Завершает «Приложения» маленький фрагмент «Ничто и только ничто» (Nada y Pues Nada, выражение заимствовано из рассказа «Там, где чисто, светло»), написанный Хемингуэем 1—З апреля 1961 года: больной в отчаянии жалуется, что его память разрушена и его сердце умерло, но пытается убедить себя, что еще может работать: «Я не забуду, как писать, это то, для чего я родился, и я делал это и буду делать снова». Заключительная фраза — «но есть укромные места и тайники, где вы можете оставить на хранение сундучок или рюкзак с памятными для вас вещами… Эта книга хранит вещи из тайников моей памяти и моего сердца. Даже если первая все забыла, а второго больше нет», — словно написана Прустом…

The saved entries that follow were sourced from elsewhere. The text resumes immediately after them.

# UltronAI/Depth-VO-Feat

Measured on AMD Instinct MI355X. Metric: KITTI 256x832 stereo-seq samples/sec fwd+bwd, higher is better.
Workload: dtype f32

## Files before the change

### depth-vo-feat_amd/csrc/conv_pipe.h

```cpp
#pragma once
#include "dvf_common.h"

namespace dvfp {

#ifdef DVF_TUNING
#define DVF_STAMP(a, var) do { if ((a).stamps) asm volatile("s_memtime %0\n\ts_waitcnt lgkmcnt(0)" : "=s"(var) :: "memory"); } while (0)
#define DVF_STAMP_RT(a, var) do { if ((a).stamps) asm volatile("s_memrealtime %0\n\ts_waitcnt lgkmcnt(0)" : "=s"(var) :: "memory"); } while (0)
#define DVF_STAMPS_ON 1
#else
#define DVF_STAMP(a, var) do { } while (0)
#define DVF_STAMP_RT(a, var) do { } while (0)
#define DVF_STAMPS_ON 0
#endif

typedef float f32x16 __attribute__((ext_vector_type(16)));
typedef __attribute__((address_space(3))) void lds_void_t;

__device__ __forceinline__ __amdgpu_buffer_rsrc_t tensor_rsrc(const void *p) {
    const uint64_t v = reinterpret_cast<uint64_t>(p);
    const unsigned lo = __builtin_amdgcn_readfirstlane((unsigned)v), hi = __builtin_amdgcn_readfirstlane((unsigned)(v >> 32));
    return __builtin_amdgcn_make_buffer_rsrc(reinterpret_cast<void *>(((uint64_t)hi << 32) | lo), 0, 0x7FFFFFF0, 0x00020000);
}
constexpr unsigned OOB = 0x80000000u;
__device__ __forceinline__ float bload(__amdgpu_buffer_rsrc_t r, unsigned voff, unsigned soff) {
// ... 13 lines not shown
    int segC[DVF_MAX_SEGS];
    int nseg;
    const float *wp;
    const float *bias;
    float *out;
    int M, N, IH, IW, OH, OW;
    int OS, IS, ncls;
    PClass cls[4];
    int act;
    float alpha, beta;
    int KS, NCH, out_mode, NG;
    int64_t ws_slice;
    int lsw, lsh, TGX, TGY, BW, BH, BN, tilesX, tilesY;
    int x4;
    int blk;
    int SLmax, PSRmax, NST;
    int dbg;
    unsigned long long *stamps;
    const float *mask;
};

__host__ __device__ inline int pipe_row_stride(int RSu, int SW, int SH, int IS) {
    if (SH == 1 || SW >= 32 || (SW % IS) != 0) return RSu;
    const int mod = 32 / IS, want = (SW / IS) % mod;
    const int padded = RSu + ((want - RSu % mod) + mod) % mod;
    return (padded * 8 <= RSu * 9) ? padded : RSu;
}

struct PipeGeo { int PH, PW, PWH, RS, PSR, NPI, XA; };
__host__ __device__ inline PipeGeo pipe_geo(int BH, int BW, int BN, int IS, int TA, int TB, int SW, int SH, int x4 = 0, int bx = 0) {
// ... 9 lines not shown
            int padded = rs;
            while (((padded * IS) & 31) != ((SW * IS) & 31) && padded < rs + 32) padded += 4;
            if (((padded * IS) & 31) == ((SW * IS) & 31) && padded * 8 <= rs * 9) rs = padded;
        }
        g.RS = rs;
        g.PSR = (BN * g.PH * g.RS + 255) & ~255;
        g.NPI = g.PSR >> 8;
        return g;
    }
    g.RS = pipe_row_stride(IS == 2 ? 2 * g.PWH : g.PW, SW, SH, IS);
    g.PSR = (BN * g.PH * g.RS + 63) & ~63;
    g.NPI = g.PSR >> 6;
    return g;
}

template <int V> struct fvec;
template <> struct fvec<1> { typedef float type; };
template <> struct fvec<2> { typedef float type __attribute__((ext_vector_type(2))); };
template <> struct fvec<4> { typedef float type __attribute__((ext_vector_type(4))); };

constexpr int PIPE_THREADS = 384;
constexpr int PIPE_THREADS_4P = 512;
constexpr int PIPE_MAXNPI = 32;
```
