#define AX_ITER(t_, SC0, SC1, SN0, SN1)                                                                                \
    {                                                                                                                  \
        const int tq = (t_);                                                                                           \
        const int tkn = tq + 2 < ntiles ? tq + 2 : ntiles - 1, tvn = tq + 1 < ntiles ? tq + 1 : ntiles - 1;             \
        if (tq + 1 < ntiles) { AX_BAND_LOAD(tq + 1) }                                                                  \
        const _Float16* kb = lds + ((tq + 1) & 1) * AX_STG;                                                            \
        const _Float16* vb = lds + (2 + (tq & 1)) * AX_STG;                                                            \
        h8 kf[2][4];                                                                 \
        kf[0][0] = AX_KF(kb, 0, 0, 0); kf[0][1] = AX_KF(kb, 0, 0, 1);                                                  \
        kf[0][2] = AX_KF(kb, 1, 0, 0); kf[0][3] = AX_KF(kb, 1, 0, 1);                                                  \
        const f32x2 al2 = {alpha, alpha}, k2 = {kLog2e, kLog2e}, d2 = {dsh, dsh};                                      \
        f32x2 ps2 = {0.f, 0.f};                                                                                        \
           \
        if (!LONG_SEQ || __builtin_amdgcn_ballot_w64(alpha != 1.0f) != 0) {                                            \
            _Pragma("unroll") for (int e = 0; e < 16; e += 2) {                                                        \
                f32x2 a_ = {o0[e], o0[e + 1]}, c_ = {o1[e], o1[e + 1]};                                                \
                a_ *= al2; c_ *= al2;                                                                                  \
                o0[e] = a_.x; o0[e + 1] = a_.y; o1[e] = c_.x; o1[e + 1] = c_.y;                                        \
            }                                                                                                          \
        }                                                                                                              \
        _Pragma("unroll") for (int e = 0; e < 16; ++e) { SN0[e] = 0.f; SN1[e] = 0.f; }                                 \
        u32x4 ph0[2], pl0[2], ph1[2], pl1[2];                                                                          \
        AX_PIN();                                                                                                      \
        AX_STAMP(0)                                                                                                    \
                                                                                                     \
        _Pragma("unroll") for (int ks = 0; ks < 4; ++ks) {                                                             \
            if (ks + 1 < 4) {                                                                                          \
                kf[(ks + 1) & 1][0] = AX_KF(kb, 0, ks + 1, 0); kf[(ks + 1) & 1][1] = AX_KF(kb, 0, ks + 1, 1);          \
                kf[(ks + 1) & 1][2] = AX_KF(kb, 1, ks + 1, 0); kf[(ks + 1) & 1][3] = AX_KF(kb, 1, ks + 1, 1);          \
            }                                                                                                          \
            _Pragma("unroll") for (int m = 0; m < 6; ++m) {                                                            \
                const int st = m & 1, wh = m >> 1;                                                                     \
                const h8 a_ = kf[ks & 1][2 * st + (wh == 0 ? 1 : 0)];                                                  \
                const h8 b_ = wh == 1 ? ql[ks] : qh[ks];                                                               \
                if (st == 0) SN0 = AX_MFMA(a_, b_, SN0); else SN1 = AX_MFMA(a_, b_, SN1);                              \
                const int n = 6 * ks + m, q_ = n / 3;                                                                  \
                if (n % 3 == 0) {                                                                                      \
                    const int e0 = 2 * q_;                                                                             \
                    const f32x2 sx = {SC0[e0], SC0[e0 + 1]};                                                           \
                    const f32x2 ax = __builtin_elementwise_fma(sx, k2, d2);                                            \
                    const f32x2 pv = {__builtin_amdgcn_exp2f(ax.x), __builtin_amdgcn_exp2f(ax.y)};                     \
                    ps2 += pv;                                                                                         \
                    asm volatile("" : "+v"(ps2));                                                                      \
                    unsigned hi_, lo_;                                                                                 \
                    ax_split_pair(pv, hi_, lo_);                                                                       \
                    ph0[q_ >> 2][q_ & 3] = hi_; pl0[q_ >> 2][q_ & 3] = lo_;                                            \
                } else if (n % 3 == 1) {                                                                               \
                    const int e0 = 2 * q_;                                                                             \
                    const f32x2 sx = {SC1[e0], SC1[e0 + 1]};                                                           \
                    const f32x2 ax = __builtin_elementwise_fma(sx, k2, d2);                                            \
                    SC1[e0] = __builtin_amdgcn_exp2f(ax.x); SC1[e0 + 1] = __builtin_amdgcn_exp2f(ax.y);                \
                }                                                                                                      \
                if (n % 3 == 1 && (LOCO_ATTN_HACK != 3 || ((n / 3) & 1) == 0)) {  \
                    AX_PIN();                                                                                          \
                    AX_DMA_PIECE(n / 3, tkn, tvn, tq & 1, (tq + 1) & 1)                                                \
                }                                                                                                      \
                AX_PIN();                                                                                              \
            }                                                                                                          \
        }                                                                                                              \
        AX_STAMP(1)                                                                                                    \
                             \
        h8 vf[2][2];                                                                             \
        vf[0][0] = AX_VF(vb, 0, 0, 0); vf[0][1] = AX_VF(vb, 0, 0, 1);                                                  \
        float mxr = -INFINITY;                                                                                         \
        _Pragma("unroll") for (int g = 0; g < 8; ++g) {                                                                \
            const int st = g >> 2, s2 = (g >> 1) & 1, dt = g & 1;                                                      \
            if (g + 1 < 8) {                                                                                           \
                const int c1 = (g + 1) >> 1, dt1 = (g + 1) & 1;                                                        \
                vf[(g + 1) & 1][0] = AX_VF(vb, dt1, c1, 0); vf[(g + 1) & 1][1] = AX_VF(vb, dt1, c1, 1);                \
            }                                                                                                          \
            const h8 vh = vf[g & 1][0], vl = vf[g & 1][1];                                                             \
            const h8 ph = __builtin_bit_cast(h8, st == 0 ? ph0[s2] : ph1[s2]);                                         \
            const h8 pl = __builtin_bit_cast(h8, st == 0 ? pl0[s2] : pl1[s2]);                                         \
            _Pragma("unroll") for (int m = 0; m < 3; ++m) {                                                            \
                const h8 a_ = m == 0 ? vl : vh;                                                                        \
                const h8 b_ = m == 1 ? pl : ph;                                                                        \
                if (dt == 0) o0 = AX_MFMA(a_, b_, o0); else o1 = AX_MFMA(a_, b_, o1);                                  \
                const int n = 3 * g + m;                                                                               \
                if (n < 8) {                          \
                    const f32x2 pv = {SC1[2 * n], SC1[2 * n + 1]};                                                     \
                    ps2 += pv;                                                                                         \
                    asm volatile("" : "+v"(ps2));                                                                      \
                    unsigned hi_, lo_;                                                                                 \
                    ax_split_pair(pv, hi_, lo_);                                                                       \
                    ph1[n >> 2][n & 3] = hi_; pl1[n >> 2][n & 3] = lo_;                                                \
                } else if (n >= 12 && n < 20) {              \
                    const int e0 = 4 * (n - 12);                                                                       \
                    if (e0 < 16) mxr = fmaxf(fmaxf(fmaxf(mxr, SN0[e0]), fmaxf(SN0[e0 + 1], SN0[e0 + 2])), SN0[e0 + 3]); \
                    else mxr = fmaxf(fmaxf(fmaxf(mxr, SN1[e0 - 16]), fmaxf(SN1[e0 - 15], SN1[e0 - 14])), SN1[e0 - 13]); \
                    asm volatile("" : "+v"(mxr));                                                                      \
                }                                                                                                      \
                AX_PIN();                                                                                              \
            }                                                                                                          \
        }                                                                                                              \
        l_run = l_run * alpha + (ps2.x + ps2.y);                                                                       \
        AX_STAMP(2)                                                                                                    \
        if (tq + 1 < ntiles) { AX_FINISH_TILE(SN0, SN1, tq + 1, mxr) }                                                 \
        AX_DBG(tq, 1u, SN0, SN1)                                                                                       \
        AX_STAMP(3)                                                                                                    \
        asm volatile("s_waitcnt vmcnt(0)" ::: "memory");                                                               \
        __syncthreads();                                                                                               \
        AX_STAMP(4)                                                                                                    \
    }

    for (int t = 0; t < ntiles; t += 2) {
        AX_ITER(t, sa0, sa1, sb0, sb1)
        if (t + 1 >= ntiles) break;
        AX_ITER(t + 1, sb0, sb1, sa0, sa1)
    }
#undef AX_ITER
#undef AX_FINISH_TILE
#undef AX_BAND_LOAD
#undef AX_BAND_ADD
#undef AX_IS_BAND
#undef AX_DMA_PIECE
#undef AX_DMA16
#undef AX_KF
#undef AX_VF
#undef AX_VTR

Шон Хемингуэй говорил в интервью, что его редакция «ближе к истинному замыслу» деда и что он «вернул на свои места то, что Мэри испортила». (Его мать, непосредственно участвовавшая в работе Хемингуэя над «Праздником», не высказала определенного мнения по этому вопросу.) Хотчнер ответил открытым письмом, исполненным возмущения: летом 1960-го автор отдал ему книгу, а вовсе не «фрагменты», как утверждает внучек; ни Хотчнер, ни Мэри заключительной главы не «слепили», она была точно такой, как в редакции 1964 года. Возмущены были многие — литературовед Томас Липскомб назвал Шона «вандалом», который «изрубил топором произведение искусства»: очерк «Париж никогда не кончается», который «вандал», искромсав, запихнул в «Приложения» — «никакое не приложение, а ключевая часть художественной кульминации книги». А Хотчнер ставит принципиальный вопрос: выходит, потомок любого писателя может переделывать книги как ему взбредет в голову, чтобы не обидеть бабушку, дядюшку и т. п.? До какой степени наследники авторского права могут распоряжаться художественным произведением?
На наш взгляд, Шон действительно поступил как вандал, лишенный художественного вкуса. Книга утратила цельность, стала более серьезной и унылой. Ужасен выбор заключительных фрагментов: в основной части — совершенно необязательная история о пенисе Фицджеральда (хороша кульминация!), в «Приложениях» — мрачные строки, характеризующие душевное состояние автора в 1961 году в больнице и не имеющие никакого отношения к Парижу 1920-х годов. Хочется верить, что победит та книга, к которой мы все привыкли, книга — весенняя льдинка, книга о молодых, веселых, нежных. «Когда мы вернулись в Париж, стояли ясные, холодные чудесные дни. Город приготовился к зиме. На дровяном и угольном складе напротив нашего дома продавали отличные дрова, и во многих хороших кафе на террасах стояли жаровни, у которых можно было погреться. В нашей квартире было тепло и уютно. Мы клали на пылающие поленья boulets — яйцевидные брикеты спрессованной угольной пыли, на улицах было по-зимнему светло. Привычными стали голые деревья на фоне неба и прогулки при резком свежем ветре по омытым дождем дорожкам Люксембургского сада. Деревья без листьев стояли как изваяния, а зимние ветры рябили воду в прудах, и брызги фонтанов вспыхивали на солнце». «Париж никогда не кончается, и каждый, кто там жил, помнит его по-своему. Мы всегда возвращались туда, кем бы мы ни были и как бы он ни изменился, как бы трудно или легко ни было попасть туда. Париж стоит этого, и ты всегда получал сполна за все, что отдавал ему. И таким был Париж в те далекие дни, когда мы были очень бедны и очень счастливы». Читаешь, и хочется в Париж, и жить хочется…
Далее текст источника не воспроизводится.